Entries shown section start
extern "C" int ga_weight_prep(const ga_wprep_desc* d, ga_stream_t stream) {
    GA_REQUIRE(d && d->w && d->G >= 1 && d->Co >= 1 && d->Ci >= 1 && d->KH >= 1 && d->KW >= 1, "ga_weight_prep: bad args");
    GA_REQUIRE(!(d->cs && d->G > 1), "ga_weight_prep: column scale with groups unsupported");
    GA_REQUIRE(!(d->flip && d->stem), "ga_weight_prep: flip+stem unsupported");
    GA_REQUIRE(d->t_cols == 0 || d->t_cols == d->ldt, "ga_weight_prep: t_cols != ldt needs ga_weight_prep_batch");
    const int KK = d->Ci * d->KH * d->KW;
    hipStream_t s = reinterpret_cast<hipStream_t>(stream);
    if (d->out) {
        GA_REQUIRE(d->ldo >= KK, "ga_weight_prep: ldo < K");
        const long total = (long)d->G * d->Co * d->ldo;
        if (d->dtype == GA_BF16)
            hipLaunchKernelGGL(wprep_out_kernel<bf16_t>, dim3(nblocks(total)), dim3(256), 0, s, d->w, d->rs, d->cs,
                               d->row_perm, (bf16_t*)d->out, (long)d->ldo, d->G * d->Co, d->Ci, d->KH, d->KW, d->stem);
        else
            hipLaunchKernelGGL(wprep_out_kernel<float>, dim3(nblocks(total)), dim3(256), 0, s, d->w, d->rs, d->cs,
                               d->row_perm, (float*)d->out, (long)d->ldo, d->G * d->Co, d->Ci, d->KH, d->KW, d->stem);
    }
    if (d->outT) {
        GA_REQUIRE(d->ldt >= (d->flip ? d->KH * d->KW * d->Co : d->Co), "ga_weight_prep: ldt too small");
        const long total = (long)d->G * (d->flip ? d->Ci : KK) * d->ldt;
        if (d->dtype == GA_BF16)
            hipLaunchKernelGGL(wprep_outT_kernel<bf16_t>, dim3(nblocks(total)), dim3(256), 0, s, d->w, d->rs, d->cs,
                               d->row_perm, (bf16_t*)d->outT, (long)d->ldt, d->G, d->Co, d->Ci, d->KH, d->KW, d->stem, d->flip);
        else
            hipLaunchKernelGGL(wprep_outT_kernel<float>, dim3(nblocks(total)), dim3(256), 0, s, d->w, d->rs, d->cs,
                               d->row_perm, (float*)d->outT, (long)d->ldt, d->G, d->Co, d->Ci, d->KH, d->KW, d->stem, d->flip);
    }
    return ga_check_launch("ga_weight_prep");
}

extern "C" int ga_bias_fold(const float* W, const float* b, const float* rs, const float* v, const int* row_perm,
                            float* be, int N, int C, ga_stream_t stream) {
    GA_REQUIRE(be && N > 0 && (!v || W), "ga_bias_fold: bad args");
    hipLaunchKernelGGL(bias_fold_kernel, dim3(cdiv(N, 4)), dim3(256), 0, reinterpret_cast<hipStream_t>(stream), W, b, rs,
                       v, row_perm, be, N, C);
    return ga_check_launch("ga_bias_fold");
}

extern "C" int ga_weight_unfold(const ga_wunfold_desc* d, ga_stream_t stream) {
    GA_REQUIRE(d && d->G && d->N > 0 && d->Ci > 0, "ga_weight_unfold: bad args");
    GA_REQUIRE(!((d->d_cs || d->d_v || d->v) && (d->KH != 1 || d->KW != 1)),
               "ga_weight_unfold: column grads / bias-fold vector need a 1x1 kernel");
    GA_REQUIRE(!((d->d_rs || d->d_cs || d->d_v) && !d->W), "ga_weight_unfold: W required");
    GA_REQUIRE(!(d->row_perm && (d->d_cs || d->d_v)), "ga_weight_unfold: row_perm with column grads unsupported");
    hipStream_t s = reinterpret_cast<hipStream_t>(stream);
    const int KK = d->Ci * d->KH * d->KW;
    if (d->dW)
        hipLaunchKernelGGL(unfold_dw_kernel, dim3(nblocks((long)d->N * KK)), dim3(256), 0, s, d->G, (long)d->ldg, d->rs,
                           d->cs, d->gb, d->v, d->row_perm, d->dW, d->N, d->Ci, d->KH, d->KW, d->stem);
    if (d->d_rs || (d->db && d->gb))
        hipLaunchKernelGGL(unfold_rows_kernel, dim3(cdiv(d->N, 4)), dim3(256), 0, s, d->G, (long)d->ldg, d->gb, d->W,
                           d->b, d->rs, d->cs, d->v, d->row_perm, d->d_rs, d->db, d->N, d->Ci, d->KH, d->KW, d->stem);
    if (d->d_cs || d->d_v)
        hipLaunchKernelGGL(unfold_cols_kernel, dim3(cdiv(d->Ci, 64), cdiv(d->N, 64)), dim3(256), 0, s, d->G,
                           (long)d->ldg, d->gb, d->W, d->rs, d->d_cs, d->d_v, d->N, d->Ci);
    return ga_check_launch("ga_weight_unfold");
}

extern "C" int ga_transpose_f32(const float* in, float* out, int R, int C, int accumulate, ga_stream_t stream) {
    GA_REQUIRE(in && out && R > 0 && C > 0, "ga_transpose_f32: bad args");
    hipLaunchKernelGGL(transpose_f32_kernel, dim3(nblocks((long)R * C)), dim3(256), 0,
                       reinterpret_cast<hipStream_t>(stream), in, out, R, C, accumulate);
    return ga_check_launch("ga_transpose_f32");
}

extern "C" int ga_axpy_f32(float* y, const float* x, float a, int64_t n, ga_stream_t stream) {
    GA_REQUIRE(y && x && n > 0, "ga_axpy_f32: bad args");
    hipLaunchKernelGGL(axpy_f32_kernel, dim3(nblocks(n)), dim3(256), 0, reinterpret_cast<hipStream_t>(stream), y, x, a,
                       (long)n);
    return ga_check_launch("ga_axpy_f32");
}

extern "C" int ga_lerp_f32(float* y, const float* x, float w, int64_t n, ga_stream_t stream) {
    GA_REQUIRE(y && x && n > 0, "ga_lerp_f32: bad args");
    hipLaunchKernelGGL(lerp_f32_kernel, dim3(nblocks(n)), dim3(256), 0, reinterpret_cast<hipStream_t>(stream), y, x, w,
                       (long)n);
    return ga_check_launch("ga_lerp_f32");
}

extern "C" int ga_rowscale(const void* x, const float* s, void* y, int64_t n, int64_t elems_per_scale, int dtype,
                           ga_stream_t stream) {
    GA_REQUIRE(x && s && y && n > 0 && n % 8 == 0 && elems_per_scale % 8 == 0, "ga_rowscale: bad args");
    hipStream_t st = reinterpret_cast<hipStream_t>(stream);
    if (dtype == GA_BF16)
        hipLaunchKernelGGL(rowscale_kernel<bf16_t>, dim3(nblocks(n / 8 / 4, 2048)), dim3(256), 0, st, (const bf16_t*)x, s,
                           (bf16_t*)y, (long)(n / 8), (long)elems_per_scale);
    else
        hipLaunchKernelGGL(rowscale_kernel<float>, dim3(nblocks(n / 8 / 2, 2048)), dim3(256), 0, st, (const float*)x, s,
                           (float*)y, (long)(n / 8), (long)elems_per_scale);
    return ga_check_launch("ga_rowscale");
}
Entries shown section end
### Problem details
Give back the data above exactly, so that every line matches.

### Written reply
extern "C" int ga_weight_prep(const ga_wprep_desc* d, ga_stream_t stream) {
    GA_REQUIRE(d && d->w && d->G >= 1 && d->Co >= 1 && d->Ci >= 1 && d->KH >= 1 && d->KW >= 1, "ga_weight_prep: bad args");
    GA_REQUIRE(!(d->cs && d->G > 1), "ga_weight_prep: column scale with groups unsupported");
    GA_REQUIRE(!(d->flip && d->stem), "ga_weight_prep: flip+stem unsupported");
    GA_REQUIRE(d->t_cols == 0 || d->t_cols == d->ldt, "ga_weight_prep: t_cols != ldt needs ga_weight_prep_batch");
    const int KK = d->Ci * d->KH * d->KW;
    hipStream_t s = reinterpret_cast<hipStream_t>(stream);
    if (d->out) {
        GA_REQUIRE(d->ldo >= KK, "ga_weight_prep: ldo < K");
        const long total = (long)d->G * d->Co * d->ldo;
        if (d->dtype == GA_BF16)
            hipLaunchKernelGGL(wprep_out_kernel<bf16_t>, dim3(nblocks(total)), dim3(256), 0, s, d->w, d->rs, d->cs,
                               d->row_perm, (bf16_t*)d->out, (long)d->ldo, d->G * d->Co, d->Ci, d->KH, d->KW, d->stem);
        else
            hipLaunchKernelGGL(wprep_out_kernel<float>, dim3(nblocks(total)), dim3(256), 0, s, d->w, d->rs, d->cs,
                               d->row_perm, (float*)d->out, (long)d->ldo, d->G * d->Co, d->Ci, d->KH, d->KW, d->stem);
    }
    if (d->outT) {
        GA_REQUIRE(d->ldt >= (d->flip ? d->KH * d->KW * d->Co : d->Co), "ga_weight_prep: ldt too small");
        const long total = (long)d->G * (d->flip ? d->Ci : KK) * d->ldt;
        if (d->dtype == GA_BF16)
            hipLaunchKernelGGL(wprep_outT_kernel<bf16_t>, dim3(nblocks(total)), dim3(256), 0, s, d->w, d->rs, d->cs,
                               d->row_perm, (bf16_t*)d->outT, (long)d->ldt, d->G, d->Co, d->Ci, d->KH, d->KW, d->stem, d->flip);
        else
            hipLaunchKernelGGL(wprep_outT_kernel<float>, dim3(nblocks(total)), dim3(256), 0, s, d->w, d->rs, d->cs,
                               d->row_perm, (float*)d->outT, (long)d->ldt, d->G, d->Co, d->Ci, d->KH, d->KW, d->stem, d->flip);
    }
    return ga_check_launch("ga_weight_prep");
}

extern "C" int ga_bias_fold(const float* W, const float* b, const float* rs, const float* v, const int* row_perm,
                            float* be, int N, int C, ga_stream_t stream) {
    GA_REQUIRE(be && N > 0 && (!v || W), "ga_bias_fold: bad args");
    hipLaunchKernelGGL(bias_fold_kernel, dim3(cdiv(N, 4)), dim3(256), 0, reinterpret_cast<hipStream_t>(stream), W, b, rs,
                       v, row_perm, be, N, C);
    return ga_check_launch("ga_bias_fold");
}

extern "C" int ga_weight_unfold(const ga_wunfold_desc* d, ga_stream_t stream) {
    GA_REQUIRE(d && d->G && d->N > 0 && d->Ci > 0, "ga_weight_unfold: bad args");
    GA_REQUIRE(!((d->d_cs || d->d_v || d->v) && (d->KH != 1 || d->KW != 1)),
               "ga_weight_unfold: column grads / bias-fold vector need a 1x1 kernel");
    GA_REQUIRE(!((d->d_rs || d->d_cs || d->d_v) && !d->W), "ga_weight_unfold: W required");
    GA_REQUIRE(!(d->row_perm && (d->d_cs || d->d_v)), "ga_weight_unfold: row_perm with column grads unsupported");
    hipStream_t s = reinterpret_cast<hipStream_t>(stream);
    const int KK = d->Ci * d->KH * d->KW;
    if (d->dW)
        hipLaunchKernelGGL(unfold_dw_kernel, dim3(nblocks((long)d->N * KK)), dim3(256), 0, s, d->G, (long)d->ldg, d->rs,
                           d->cs, d->gb, d->v, d->row_perm, d->dW, d->N, d->Ci, d->KH, d->KW, d->stem);
    if (d->d_rs || (d->db && d->gb))
        hipLaunchKernelGGL(unfold_rows_kernel, dim3(cdiv(d->N, 4)), dim3(256), 0, s, d->G, (long)d->ldg, d->gb, d->W,
                           d->b, d->rs, d->cs, d->v, d->row_perm, d->d_rs, d->db, d->N, d->Ci, d->KH, d->KW, d->stem);
    if (d->d_cs || d->d_v)
        hipLaunchKernelGGL(unfold_cols_kernel, dim3(cdiv(d->Ci, 64), cdiv(d->N, 64)), dim3(256), 0, s, d->G,
                           (long)d->ldg, d->gb, d->W, d->rs, d->d_cs, d->d_v, d->N, d->Ci);
    return ga_check_launch("ga_weight_unfold");
}

extern "C" int ga_transpose_f32(const float* in, float* out, int R, int C, int accumulate, ga_stream_t stream) {
    GA_REQUIRE(in && out && R > 0 && C > 0, "ga_transpose_f32: bad args");
    hipLaunchKernelGGL(transpose_f32_kernel, dim3(nblocks((long)R * C)), dim3(256), 0,
                       reinterpret_cast<hipStream_t>(stream), in, out, R, C, accumulate);
    return ga_check_launch("ga_transpose_f32");
}

extern "C" int ga_axpy_f32(float* y, const float* x, float a, int64_t n, ga_stream_t stream) {
    GA_REQUIRE(y && x && n > 0, "ga_axpy_f32: bad args");
    hipLaunchKernelGGL(axpy_f32_kernel, dim3(nblocks(n)), dim3(256), 0, reinterpret_cast<hipStream_t>(stream), y, x, a,
                       (long)n);
    return ga_check_launch("ga_axpy_f32");
}

extern "C" int ga_lerp_f32(float* y, const float* x, float w, int64_t n, ga_stream_t stream) {
    GA_REQUIRE(y && x && n > 0, "ga_lerp_f32: bad args");
    hipLaunchKernelGGL(lerp_f32_kernel, dim3(nblocks(n)), dim3(256), 0, reinterpret_cast<hipStream_t>(stream), y, x, w,
                       (long)n);
    return ga_check_launch("ga_lerp_f32");
}

extern "C" int ga_rowscale(const void* x, const float* s, void* y, int64_t n, int64_t elems_per_scale, int dtype,
                           ga_stream_t stream) {
    GA_REQUIRE(x && s && y && n > 0 && n % 8 == 0 && elems_per_scale % 8 == 0, "ga_rowscale: bad args");
    hipStream_t st = reinterpret_cast<hipStream_t>(stream);
    if (dtype == GA_BF16)
        hipLaunchKernelGGL(rowscale_kernel<bf16_t>, dim3(nblocks(n / 8 / 4, 2048)), dim3(256), 0, st, (const bf16_t*)x, s,
                           (bf16_t*)y, (long)(n / 8), (long)elems_per_scale);
    else
        hipLaunchKernelGGL(rowscale_kernel<float>, dim3(nblocks(n / 8 / 2, 2048)), dim3(256), 0, st, (const float*)x, s,
                           (float*)y, (long)(n / 8), (long)elems_per_scale);
    return ga_check_launch("ga_rowscale");
}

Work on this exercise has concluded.